How to complete this task
Every line of the data that includes "nparts" should be copied out.

Raw data
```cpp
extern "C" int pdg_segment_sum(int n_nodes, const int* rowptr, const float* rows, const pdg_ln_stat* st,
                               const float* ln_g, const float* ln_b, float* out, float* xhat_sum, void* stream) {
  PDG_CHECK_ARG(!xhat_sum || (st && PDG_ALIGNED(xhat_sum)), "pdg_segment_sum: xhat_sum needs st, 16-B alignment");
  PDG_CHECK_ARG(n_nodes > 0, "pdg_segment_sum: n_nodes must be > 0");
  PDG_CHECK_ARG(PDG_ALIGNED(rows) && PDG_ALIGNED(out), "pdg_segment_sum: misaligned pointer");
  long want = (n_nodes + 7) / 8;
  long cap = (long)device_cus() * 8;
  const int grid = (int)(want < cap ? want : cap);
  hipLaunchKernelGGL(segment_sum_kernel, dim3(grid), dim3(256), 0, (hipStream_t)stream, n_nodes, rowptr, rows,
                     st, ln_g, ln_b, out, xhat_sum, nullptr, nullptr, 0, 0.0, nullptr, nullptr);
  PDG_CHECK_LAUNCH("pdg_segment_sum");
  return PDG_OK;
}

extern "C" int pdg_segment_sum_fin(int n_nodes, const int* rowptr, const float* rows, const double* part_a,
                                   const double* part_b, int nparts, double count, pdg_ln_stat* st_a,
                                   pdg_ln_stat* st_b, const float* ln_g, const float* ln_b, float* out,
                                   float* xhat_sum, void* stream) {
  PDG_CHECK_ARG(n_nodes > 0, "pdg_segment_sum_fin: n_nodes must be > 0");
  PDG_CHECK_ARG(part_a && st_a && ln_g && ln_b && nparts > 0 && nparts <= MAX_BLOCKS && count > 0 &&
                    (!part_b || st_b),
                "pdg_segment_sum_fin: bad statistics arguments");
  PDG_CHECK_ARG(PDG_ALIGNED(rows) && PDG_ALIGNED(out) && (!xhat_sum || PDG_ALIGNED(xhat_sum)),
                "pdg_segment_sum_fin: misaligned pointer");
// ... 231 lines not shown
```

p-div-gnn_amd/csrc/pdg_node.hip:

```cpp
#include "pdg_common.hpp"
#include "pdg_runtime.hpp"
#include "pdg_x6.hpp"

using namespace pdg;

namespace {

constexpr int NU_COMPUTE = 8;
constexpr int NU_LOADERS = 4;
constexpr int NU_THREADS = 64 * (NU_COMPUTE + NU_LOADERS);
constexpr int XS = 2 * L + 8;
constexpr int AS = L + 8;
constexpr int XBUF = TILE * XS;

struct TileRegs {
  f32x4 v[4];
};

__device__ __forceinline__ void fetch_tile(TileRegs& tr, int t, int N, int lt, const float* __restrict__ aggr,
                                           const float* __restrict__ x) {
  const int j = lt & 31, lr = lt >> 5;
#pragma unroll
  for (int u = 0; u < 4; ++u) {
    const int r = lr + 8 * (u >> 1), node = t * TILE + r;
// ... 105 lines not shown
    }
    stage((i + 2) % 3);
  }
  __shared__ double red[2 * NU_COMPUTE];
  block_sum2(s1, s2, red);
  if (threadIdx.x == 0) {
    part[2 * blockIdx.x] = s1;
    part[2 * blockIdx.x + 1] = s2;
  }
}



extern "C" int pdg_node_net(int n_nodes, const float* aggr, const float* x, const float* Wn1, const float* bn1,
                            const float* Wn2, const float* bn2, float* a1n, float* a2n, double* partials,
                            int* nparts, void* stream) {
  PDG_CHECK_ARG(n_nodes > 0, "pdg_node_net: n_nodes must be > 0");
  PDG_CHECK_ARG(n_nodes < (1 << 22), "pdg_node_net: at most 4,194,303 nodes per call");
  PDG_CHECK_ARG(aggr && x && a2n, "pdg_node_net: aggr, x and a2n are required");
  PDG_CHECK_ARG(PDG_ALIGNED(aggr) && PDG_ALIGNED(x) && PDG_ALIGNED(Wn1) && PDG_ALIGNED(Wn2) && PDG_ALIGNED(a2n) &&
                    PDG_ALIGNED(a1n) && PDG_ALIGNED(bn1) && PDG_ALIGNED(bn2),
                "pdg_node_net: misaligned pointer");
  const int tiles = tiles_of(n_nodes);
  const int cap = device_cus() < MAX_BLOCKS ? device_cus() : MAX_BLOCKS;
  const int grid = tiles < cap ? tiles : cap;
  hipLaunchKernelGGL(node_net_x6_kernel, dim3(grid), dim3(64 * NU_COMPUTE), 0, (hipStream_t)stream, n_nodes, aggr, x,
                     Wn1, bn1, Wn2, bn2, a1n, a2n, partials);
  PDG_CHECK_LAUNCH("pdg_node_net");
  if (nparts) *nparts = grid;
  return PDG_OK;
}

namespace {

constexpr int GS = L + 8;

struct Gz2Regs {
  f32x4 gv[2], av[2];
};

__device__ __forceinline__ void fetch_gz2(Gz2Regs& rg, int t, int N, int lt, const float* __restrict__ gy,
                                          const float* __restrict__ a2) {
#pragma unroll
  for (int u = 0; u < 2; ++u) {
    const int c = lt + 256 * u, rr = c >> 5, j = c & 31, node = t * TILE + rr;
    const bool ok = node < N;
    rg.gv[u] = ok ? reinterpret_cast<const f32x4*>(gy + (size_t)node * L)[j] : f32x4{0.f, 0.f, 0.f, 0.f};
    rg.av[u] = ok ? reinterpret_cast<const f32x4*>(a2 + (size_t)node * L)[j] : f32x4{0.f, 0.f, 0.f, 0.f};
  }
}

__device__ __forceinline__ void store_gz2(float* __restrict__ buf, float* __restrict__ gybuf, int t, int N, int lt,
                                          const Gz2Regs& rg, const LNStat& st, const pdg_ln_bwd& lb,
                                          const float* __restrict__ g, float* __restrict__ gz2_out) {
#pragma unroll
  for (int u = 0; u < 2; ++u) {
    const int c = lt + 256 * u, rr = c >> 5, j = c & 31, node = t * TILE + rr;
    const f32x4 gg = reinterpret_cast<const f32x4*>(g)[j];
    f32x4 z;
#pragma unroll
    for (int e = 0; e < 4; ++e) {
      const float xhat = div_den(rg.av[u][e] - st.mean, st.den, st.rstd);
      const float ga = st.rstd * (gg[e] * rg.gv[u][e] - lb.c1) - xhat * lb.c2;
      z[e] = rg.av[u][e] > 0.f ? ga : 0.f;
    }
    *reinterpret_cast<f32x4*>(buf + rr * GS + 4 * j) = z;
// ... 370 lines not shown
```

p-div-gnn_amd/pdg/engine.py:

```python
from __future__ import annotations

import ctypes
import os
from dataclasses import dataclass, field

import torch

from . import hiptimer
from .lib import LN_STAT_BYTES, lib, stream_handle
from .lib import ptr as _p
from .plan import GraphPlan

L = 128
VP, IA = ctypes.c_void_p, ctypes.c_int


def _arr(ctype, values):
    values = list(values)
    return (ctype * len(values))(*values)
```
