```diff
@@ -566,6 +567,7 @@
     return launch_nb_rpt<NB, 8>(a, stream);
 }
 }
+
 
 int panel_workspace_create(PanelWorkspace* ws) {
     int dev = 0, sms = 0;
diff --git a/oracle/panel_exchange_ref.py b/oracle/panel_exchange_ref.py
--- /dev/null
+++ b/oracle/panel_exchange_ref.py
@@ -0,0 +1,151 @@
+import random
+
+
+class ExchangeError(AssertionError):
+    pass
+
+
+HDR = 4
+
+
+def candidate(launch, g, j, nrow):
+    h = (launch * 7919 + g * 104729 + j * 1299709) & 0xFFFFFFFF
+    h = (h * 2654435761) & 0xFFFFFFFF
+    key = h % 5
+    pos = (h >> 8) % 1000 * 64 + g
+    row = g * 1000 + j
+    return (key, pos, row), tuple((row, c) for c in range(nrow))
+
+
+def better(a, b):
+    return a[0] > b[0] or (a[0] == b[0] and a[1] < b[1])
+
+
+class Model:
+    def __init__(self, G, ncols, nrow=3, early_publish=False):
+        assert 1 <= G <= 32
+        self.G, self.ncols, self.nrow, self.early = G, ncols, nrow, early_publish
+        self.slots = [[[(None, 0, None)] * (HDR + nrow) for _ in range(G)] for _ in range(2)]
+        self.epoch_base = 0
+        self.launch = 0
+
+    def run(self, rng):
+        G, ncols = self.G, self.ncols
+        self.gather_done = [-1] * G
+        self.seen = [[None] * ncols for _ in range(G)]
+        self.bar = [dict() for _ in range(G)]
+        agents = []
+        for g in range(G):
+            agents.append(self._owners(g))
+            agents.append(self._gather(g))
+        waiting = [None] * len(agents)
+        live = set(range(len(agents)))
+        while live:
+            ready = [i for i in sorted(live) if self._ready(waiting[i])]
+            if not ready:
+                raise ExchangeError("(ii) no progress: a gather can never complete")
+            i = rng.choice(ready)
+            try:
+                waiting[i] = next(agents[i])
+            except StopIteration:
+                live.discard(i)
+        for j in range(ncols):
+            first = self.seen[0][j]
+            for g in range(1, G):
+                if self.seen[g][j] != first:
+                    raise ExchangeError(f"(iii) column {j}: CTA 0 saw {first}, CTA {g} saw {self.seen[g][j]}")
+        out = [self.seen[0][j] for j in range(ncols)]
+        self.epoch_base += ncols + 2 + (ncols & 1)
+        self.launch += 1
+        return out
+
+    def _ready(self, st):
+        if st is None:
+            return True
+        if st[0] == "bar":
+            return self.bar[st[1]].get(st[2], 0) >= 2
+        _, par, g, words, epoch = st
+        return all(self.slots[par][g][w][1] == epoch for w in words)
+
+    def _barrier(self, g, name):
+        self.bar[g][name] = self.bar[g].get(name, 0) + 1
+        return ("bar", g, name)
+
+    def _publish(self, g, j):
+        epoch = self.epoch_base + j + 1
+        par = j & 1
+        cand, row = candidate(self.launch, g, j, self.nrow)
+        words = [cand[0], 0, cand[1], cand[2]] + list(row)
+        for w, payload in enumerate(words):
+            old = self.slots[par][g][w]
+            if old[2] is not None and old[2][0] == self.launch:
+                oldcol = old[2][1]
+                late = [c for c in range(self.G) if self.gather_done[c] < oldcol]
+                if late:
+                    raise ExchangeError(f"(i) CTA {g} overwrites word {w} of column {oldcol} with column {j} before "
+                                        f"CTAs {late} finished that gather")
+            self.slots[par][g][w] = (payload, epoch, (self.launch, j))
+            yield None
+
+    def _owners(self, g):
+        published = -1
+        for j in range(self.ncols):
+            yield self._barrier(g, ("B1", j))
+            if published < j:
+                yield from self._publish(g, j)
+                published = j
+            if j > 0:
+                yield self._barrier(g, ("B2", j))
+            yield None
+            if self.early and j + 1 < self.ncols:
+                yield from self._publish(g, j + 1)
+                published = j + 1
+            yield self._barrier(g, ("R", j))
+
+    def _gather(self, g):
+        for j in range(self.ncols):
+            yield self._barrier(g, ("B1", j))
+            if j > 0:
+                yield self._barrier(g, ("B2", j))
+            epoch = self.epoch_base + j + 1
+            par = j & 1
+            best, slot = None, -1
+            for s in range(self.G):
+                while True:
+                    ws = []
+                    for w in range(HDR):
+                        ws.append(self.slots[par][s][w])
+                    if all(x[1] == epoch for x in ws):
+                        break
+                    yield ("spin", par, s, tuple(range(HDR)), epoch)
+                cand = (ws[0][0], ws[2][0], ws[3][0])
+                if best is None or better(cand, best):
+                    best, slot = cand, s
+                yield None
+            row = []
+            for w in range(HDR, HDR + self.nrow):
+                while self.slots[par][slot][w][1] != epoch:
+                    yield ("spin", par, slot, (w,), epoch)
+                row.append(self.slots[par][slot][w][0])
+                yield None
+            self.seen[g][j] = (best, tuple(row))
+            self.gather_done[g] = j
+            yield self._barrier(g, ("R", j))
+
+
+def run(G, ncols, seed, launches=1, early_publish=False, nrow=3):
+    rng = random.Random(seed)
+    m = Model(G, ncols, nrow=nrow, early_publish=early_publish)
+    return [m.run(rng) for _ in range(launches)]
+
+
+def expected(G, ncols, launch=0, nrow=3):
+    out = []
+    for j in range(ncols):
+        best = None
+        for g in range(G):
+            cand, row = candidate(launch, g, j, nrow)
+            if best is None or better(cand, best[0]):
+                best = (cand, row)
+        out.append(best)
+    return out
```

* * *

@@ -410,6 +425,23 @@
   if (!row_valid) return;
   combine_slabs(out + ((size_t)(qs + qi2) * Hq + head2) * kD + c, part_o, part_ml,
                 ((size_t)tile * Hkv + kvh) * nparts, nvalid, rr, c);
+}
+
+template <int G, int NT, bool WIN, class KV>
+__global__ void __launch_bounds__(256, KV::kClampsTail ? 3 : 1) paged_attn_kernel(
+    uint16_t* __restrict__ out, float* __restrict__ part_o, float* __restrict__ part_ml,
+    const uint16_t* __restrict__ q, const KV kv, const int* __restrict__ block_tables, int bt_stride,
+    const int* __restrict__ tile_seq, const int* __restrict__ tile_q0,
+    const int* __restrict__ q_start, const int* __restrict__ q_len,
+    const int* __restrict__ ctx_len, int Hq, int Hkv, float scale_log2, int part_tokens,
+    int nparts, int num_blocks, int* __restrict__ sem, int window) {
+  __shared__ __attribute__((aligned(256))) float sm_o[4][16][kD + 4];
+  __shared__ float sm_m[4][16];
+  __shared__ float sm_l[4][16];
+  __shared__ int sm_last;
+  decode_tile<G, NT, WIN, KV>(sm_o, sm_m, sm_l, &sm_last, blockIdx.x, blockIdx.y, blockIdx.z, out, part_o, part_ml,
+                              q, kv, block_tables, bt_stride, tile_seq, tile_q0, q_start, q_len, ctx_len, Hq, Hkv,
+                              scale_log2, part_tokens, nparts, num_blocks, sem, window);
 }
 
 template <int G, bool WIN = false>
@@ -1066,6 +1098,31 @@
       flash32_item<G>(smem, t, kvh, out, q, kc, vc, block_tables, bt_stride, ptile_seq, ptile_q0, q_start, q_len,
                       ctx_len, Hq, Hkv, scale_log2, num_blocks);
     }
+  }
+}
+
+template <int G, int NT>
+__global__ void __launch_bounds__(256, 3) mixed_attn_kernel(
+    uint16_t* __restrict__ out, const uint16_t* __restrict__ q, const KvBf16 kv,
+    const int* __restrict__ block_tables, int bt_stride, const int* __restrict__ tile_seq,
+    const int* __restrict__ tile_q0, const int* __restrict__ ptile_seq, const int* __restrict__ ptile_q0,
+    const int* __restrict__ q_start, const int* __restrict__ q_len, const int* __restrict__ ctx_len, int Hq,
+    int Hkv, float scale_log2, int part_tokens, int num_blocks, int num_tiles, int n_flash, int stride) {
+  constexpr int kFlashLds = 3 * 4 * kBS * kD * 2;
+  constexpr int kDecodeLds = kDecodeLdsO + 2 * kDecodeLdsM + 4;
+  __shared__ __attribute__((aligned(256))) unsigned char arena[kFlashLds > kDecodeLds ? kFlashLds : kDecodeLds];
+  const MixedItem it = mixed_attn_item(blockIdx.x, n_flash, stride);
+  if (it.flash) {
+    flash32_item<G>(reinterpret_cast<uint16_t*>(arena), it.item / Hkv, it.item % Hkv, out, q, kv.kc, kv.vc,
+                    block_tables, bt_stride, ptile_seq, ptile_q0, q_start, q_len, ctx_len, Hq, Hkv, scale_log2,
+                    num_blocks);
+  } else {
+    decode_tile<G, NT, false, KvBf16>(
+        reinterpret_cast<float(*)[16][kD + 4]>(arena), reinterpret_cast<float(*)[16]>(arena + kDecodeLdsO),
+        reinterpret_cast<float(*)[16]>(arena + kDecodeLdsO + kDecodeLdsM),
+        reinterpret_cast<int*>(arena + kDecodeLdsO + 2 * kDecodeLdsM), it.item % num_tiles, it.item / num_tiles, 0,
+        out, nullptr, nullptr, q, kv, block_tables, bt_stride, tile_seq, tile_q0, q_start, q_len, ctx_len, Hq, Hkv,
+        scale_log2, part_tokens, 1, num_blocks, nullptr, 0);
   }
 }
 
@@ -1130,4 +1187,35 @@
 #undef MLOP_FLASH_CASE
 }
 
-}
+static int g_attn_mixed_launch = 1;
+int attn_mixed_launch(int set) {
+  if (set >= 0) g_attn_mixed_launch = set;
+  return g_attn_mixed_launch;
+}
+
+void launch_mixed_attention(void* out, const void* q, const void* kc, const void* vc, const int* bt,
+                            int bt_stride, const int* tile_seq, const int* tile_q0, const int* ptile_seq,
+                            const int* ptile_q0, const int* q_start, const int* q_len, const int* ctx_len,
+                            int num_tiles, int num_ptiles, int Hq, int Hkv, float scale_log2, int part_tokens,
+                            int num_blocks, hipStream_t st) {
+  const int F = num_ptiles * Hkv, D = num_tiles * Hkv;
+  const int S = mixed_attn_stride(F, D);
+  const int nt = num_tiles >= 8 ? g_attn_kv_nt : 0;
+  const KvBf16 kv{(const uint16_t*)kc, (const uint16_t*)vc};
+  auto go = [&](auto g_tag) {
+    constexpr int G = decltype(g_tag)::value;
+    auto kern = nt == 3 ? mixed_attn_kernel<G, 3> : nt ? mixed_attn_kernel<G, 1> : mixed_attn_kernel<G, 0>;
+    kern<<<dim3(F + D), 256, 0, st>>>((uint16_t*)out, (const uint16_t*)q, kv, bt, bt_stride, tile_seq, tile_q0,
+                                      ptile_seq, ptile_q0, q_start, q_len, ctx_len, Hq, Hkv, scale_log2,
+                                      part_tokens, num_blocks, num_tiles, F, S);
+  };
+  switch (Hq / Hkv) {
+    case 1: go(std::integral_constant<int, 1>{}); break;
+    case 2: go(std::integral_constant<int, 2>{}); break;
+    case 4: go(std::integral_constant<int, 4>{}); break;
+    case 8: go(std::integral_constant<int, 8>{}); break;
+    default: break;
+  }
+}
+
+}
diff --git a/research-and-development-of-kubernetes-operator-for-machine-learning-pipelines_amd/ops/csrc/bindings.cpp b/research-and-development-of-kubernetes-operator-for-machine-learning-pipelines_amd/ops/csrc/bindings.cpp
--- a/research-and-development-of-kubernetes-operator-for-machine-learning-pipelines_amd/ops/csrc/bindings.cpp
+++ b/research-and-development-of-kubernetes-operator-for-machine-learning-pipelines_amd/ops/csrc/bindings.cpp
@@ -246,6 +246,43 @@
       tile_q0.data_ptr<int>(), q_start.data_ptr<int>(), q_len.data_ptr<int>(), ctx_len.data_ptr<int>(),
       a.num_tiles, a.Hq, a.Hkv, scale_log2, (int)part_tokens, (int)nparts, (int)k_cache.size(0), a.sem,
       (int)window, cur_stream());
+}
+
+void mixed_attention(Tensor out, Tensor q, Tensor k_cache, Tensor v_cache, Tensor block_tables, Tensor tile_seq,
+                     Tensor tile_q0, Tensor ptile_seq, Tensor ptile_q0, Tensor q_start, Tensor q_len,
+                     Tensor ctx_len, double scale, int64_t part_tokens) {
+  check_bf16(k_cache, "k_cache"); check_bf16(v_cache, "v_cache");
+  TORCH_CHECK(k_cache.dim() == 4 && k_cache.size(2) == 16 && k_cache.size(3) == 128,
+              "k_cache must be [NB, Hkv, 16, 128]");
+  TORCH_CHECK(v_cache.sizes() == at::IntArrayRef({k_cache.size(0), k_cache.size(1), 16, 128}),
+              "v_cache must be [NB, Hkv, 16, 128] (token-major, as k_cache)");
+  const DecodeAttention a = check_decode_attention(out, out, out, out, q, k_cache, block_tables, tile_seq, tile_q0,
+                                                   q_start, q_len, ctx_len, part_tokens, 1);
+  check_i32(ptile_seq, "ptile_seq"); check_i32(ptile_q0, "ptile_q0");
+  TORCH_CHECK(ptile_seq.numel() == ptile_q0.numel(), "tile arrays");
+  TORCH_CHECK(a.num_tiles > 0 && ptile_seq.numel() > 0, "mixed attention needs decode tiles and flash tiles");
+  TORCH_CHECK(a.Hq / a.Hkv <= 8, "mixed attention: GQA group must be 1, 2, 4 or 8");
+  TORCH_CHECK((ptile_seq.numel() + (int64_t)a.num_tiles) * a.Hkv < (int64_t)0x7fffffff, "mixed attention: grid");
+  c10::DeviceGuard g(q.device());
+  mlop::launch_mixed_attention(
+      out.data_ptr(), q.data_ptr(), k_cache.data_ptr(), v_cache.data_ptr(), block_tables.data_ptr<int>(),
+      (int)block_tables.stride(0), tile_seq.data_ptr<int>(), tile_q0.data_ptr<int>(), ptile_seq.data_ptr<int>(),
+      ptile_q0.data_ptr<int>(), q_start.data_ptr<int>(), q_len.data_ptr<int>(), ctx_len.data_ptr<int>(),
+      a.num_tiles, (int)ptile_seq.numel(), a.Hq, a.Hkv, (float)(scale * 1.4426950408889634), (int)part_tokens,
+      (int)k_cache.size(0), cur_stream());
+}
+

Task response
                                   const double* part_b, int nparts, double count, pdg_ln_stat* st_a,
  PDG_CHECK_ARG(part_a && st_a && ln_g && ln_b && nparts > 0 && nparts <= MAX_BLOCKS && count > 0 &&
                            int* nparts, void* stream) {
  if (nparts) *nparts = grid;
                 ((size_t)tile * Hkv + kvh) * nparts, nvalid, rr, c);
+    int nparts, int num_blocks, int* __restrict__ sem, int window) {
+                              scale_log2, part_tokens, nparts, num_blocks, sem, window);
       a.num_tiles, a.Hq, a.Hkv, scale_log2, (int)part_tokens, (int)nparts, (int)k_cache.size(0), a.sem,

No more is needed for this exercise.